WHAT YOU SHOULD DO:
The records below must be transcribed exactly.

**** MATERIALS PROVIDED

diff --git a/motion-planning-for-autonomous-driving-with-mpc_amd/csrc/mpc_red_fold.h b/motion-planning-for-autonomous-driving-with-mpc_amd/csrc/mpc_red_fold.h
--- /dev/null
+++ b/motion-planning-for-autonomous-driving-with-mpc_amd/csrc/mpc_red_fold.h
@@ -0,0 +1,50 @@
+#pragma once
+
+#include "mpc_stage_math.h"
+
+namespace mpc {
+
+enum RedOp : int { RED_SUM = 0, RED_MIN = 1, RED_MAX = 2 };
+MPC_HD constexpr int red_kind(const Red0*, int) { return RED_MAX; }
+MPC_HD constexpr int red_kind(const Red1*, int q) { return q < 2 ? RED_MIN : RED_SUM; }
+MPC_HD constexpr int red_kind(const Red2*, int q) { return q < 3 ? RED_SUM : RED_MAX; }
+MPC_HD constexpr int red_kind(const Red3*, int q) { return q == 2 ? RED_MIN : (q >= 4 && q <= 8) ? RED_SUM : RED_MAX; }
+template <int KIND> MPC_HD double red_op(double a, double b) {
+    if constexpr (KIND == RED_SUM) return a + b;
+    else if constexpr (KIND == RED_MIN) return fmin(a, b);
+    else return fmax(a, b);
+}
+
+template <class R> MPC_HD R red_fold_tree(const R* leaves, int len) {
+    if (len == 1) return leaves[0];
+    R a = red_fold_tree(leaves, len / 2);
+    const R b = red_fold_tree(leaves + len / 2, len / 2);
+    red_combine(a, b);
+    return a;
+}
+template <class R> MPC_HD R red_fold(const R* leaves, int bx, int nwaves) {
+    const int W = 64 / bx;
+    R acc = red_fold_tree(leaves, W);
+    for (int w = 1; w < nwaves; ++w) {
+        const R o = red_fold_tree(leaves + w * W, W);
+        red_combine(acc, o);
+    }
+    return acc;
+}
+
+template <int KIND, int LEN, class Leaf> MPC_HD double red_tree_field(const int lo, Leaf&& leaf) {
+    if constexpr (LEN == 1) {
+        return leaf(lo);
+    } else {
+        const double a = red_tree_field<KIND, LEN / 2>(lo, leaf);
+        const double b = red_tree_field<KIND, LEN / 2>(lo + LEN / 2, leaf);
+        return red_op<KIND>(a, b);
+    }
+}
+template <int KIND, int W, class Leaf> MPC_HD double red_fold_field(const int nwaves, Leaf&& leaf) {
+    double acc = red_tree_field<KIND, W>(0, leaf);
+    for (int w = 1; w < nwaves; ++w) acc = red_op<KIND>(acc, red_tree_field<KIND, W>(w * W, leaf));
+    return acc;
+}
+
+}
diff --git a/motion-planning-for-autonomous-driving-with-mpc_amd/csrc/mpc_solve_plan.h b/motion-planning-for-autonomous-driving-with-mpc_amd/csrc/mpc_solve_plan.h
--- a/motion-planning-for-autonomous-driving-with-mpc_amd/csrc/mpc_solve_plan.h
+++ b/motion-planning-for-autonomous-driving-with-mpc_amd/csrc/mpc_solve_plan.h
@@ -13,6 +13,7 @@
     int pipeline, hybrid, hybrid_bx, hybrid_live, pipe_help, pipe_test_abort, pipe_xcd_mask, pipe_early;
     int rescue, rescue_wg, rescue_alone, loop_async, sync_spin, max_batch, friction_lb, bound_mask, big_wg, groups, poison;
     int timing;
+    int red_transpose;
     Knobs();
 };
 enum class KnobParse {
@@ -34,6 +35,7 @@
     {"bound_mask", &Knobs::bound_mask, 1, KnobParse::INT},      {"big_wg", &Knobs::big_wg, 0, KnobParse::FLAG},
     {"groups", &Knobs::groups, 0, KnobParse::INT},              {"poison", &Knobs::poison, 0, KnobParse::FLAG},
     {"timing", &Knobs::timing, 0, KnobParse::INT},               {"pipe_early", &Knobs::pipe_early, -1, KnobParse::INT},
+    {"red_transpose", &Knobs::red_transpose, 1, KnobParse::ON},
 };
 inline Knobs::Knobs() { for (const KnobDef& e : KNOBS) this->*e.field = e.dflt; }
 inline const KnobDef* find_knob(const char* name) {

********

EXERCISE OUTPUT:
diff --git a/motion-planning-for-autonomous-driving-with-mpc_amd/csrc/mpc_red_fold.h b/motion-planning-for-autonomous-driving-with-mpc_amd/csrc/mpc_red_fold.h
--- /dev/null
+++ b/motion-planning-for-autonomous-driving-with-mpc_amd/csrc/mpc_red_fold.h
@@ -0,0 +1,50 @@
+#pragma once
+
+#include "mpc_stage_math.h"
+
+namespace mpc {
+
+enum RedOp : int { RED_SUM = 0, RED_MIN = 1, RED_MAX = 2 };
+MPC_HD constexpr int red_kind(const Red0*, int) { return RED_MAX; }
+MPC_HD constexpr int red_kind(const Red1*, int q) { return q < 2 ? RED_MIN : RED_SUM; }
+MPC_HD constexpr int red_kind(const Red2*, int q) { return q < 3 ? RED_SUM : RED_MAX; }
+MPC_HD constexpr int red_kind(const Red3*, int q) { return q == 2 ? RED_MIN : (q >= 4 && q <= 8) ? RED_SUM : RED_MAX; }
+template <int KIND> MPC_HD double red_op(double a, double b) {
+    if constexpr (KIND == RED_SUM) return a + b;
+    else if constexpr (KIND == RED_MIN) return fmin(a, b);
+    else return fmax(a, b);
+}
+
+template <class R> MPC_HD R red_fold_tree(const R* leaves, int len) {
+    if (len == 1) return leaves[0];
+    R a = red_fold_tree(leaves, len / 2);
+    const R b = red_fold_tree(leaves + len / 2, len / 2);
+    red_combine(a, b);
+    return a;
+}
+template <class R> MPC_HD R red_fold(const R* leaves, int bx, int nwaves) {
+    const int W = 64 / bx;
+    R acc = red_fold_tree(leaves, W);
+    for (int w = 1; w < nwaves; ++w) {
+        const R o = red_fold_tree(leaves + w * W, W);
+        red_combine(acc, o);
+    }
+    return acc;
+}
+
+template <int KIND, int LEN, class Leaf> MPC_HD double red_tree_field(const int lo, Leaf&& leaf) {
+    if constexpr (LEN == 1) {
+        return leaf(lo);
+    } else {
+        const double a = red_tree_field<KIND, LEN / 2>(lo, leaf);
+        const double b = red_tree_field<KIND, LEN / 2>(lo + LEN / 2, leaf);
+        return red_op<KIND>(a, b);
+    }
+}
+template <int KIND, int W, class Leaf> MPC_HD double red_fold_field(const int nwaves, Leaf&& leaf) {
+    double acc = red_tree_field<KIND, W>(0, leaf);
+    for (int w = 1; w < nwaves; ++w) acc = red_op<KIND>(acc, red_tree_field<KIND, W>(w * W, leaf));
+    return acc;
+}
+
+}
diff --git a/motion-planning-for-autonomous-driving-with-mpc_amd/csrc/mpc_solve_plan.h b/motion-planning-for-autonomous-driving-with-mpc_amd/csrc/mpc_solve_plan.h
--- a/motion-planning-for-autonomous-driving-with-mpc_amd/csrc/mpc_solve_plan.h
+++ b/motion-planning-for-autonomous-driving-with-mpc_amd/csrc/mpc_solve_plan.h
@@ -13,6 +13,7 @@
     int pipeline, hybrid, hybrid_bx, hybrid_live, pipe_help, pipe_test_abort, pipe_xcd_mask, pipe_early;
     int rescue, rescue_wg, rescue_alone, loop_async, sync_spin, max_batch, friction_lb, bound_mask, big_wg, groups, poison;
     int timing;
+    int red_transpose;
     Knobs();
 };
 enum class KnobParse {
@@ -34,6 +35,7 @@
     {"bound_mask", &Knobs::bound_mask, 1, KnobParse::INT},      {"big_wg", &Knobs::big_wg, 0, KnobParse::FLAG},
     {"groups", &Knobs::groups, 0, KnobParse::INT},              {"poison", &Knobs::poison, 0, KnobParse::FLAG},
     {"timing", &Knobs::timing, 0, KnobParse::INT},               {"pipe_early", &Knobs::pipe_early, -1, KnobParse::INT},
+    {"red_transpose", &Knobs::red_transpose, 1, KnobParse::ON},
 };
 inline Knobs::Knobs() { for (const KnobDef& e : KNOBS) this->*e.field = e.dflt; }
 inline const KnobDef* find_knob(const char* name) {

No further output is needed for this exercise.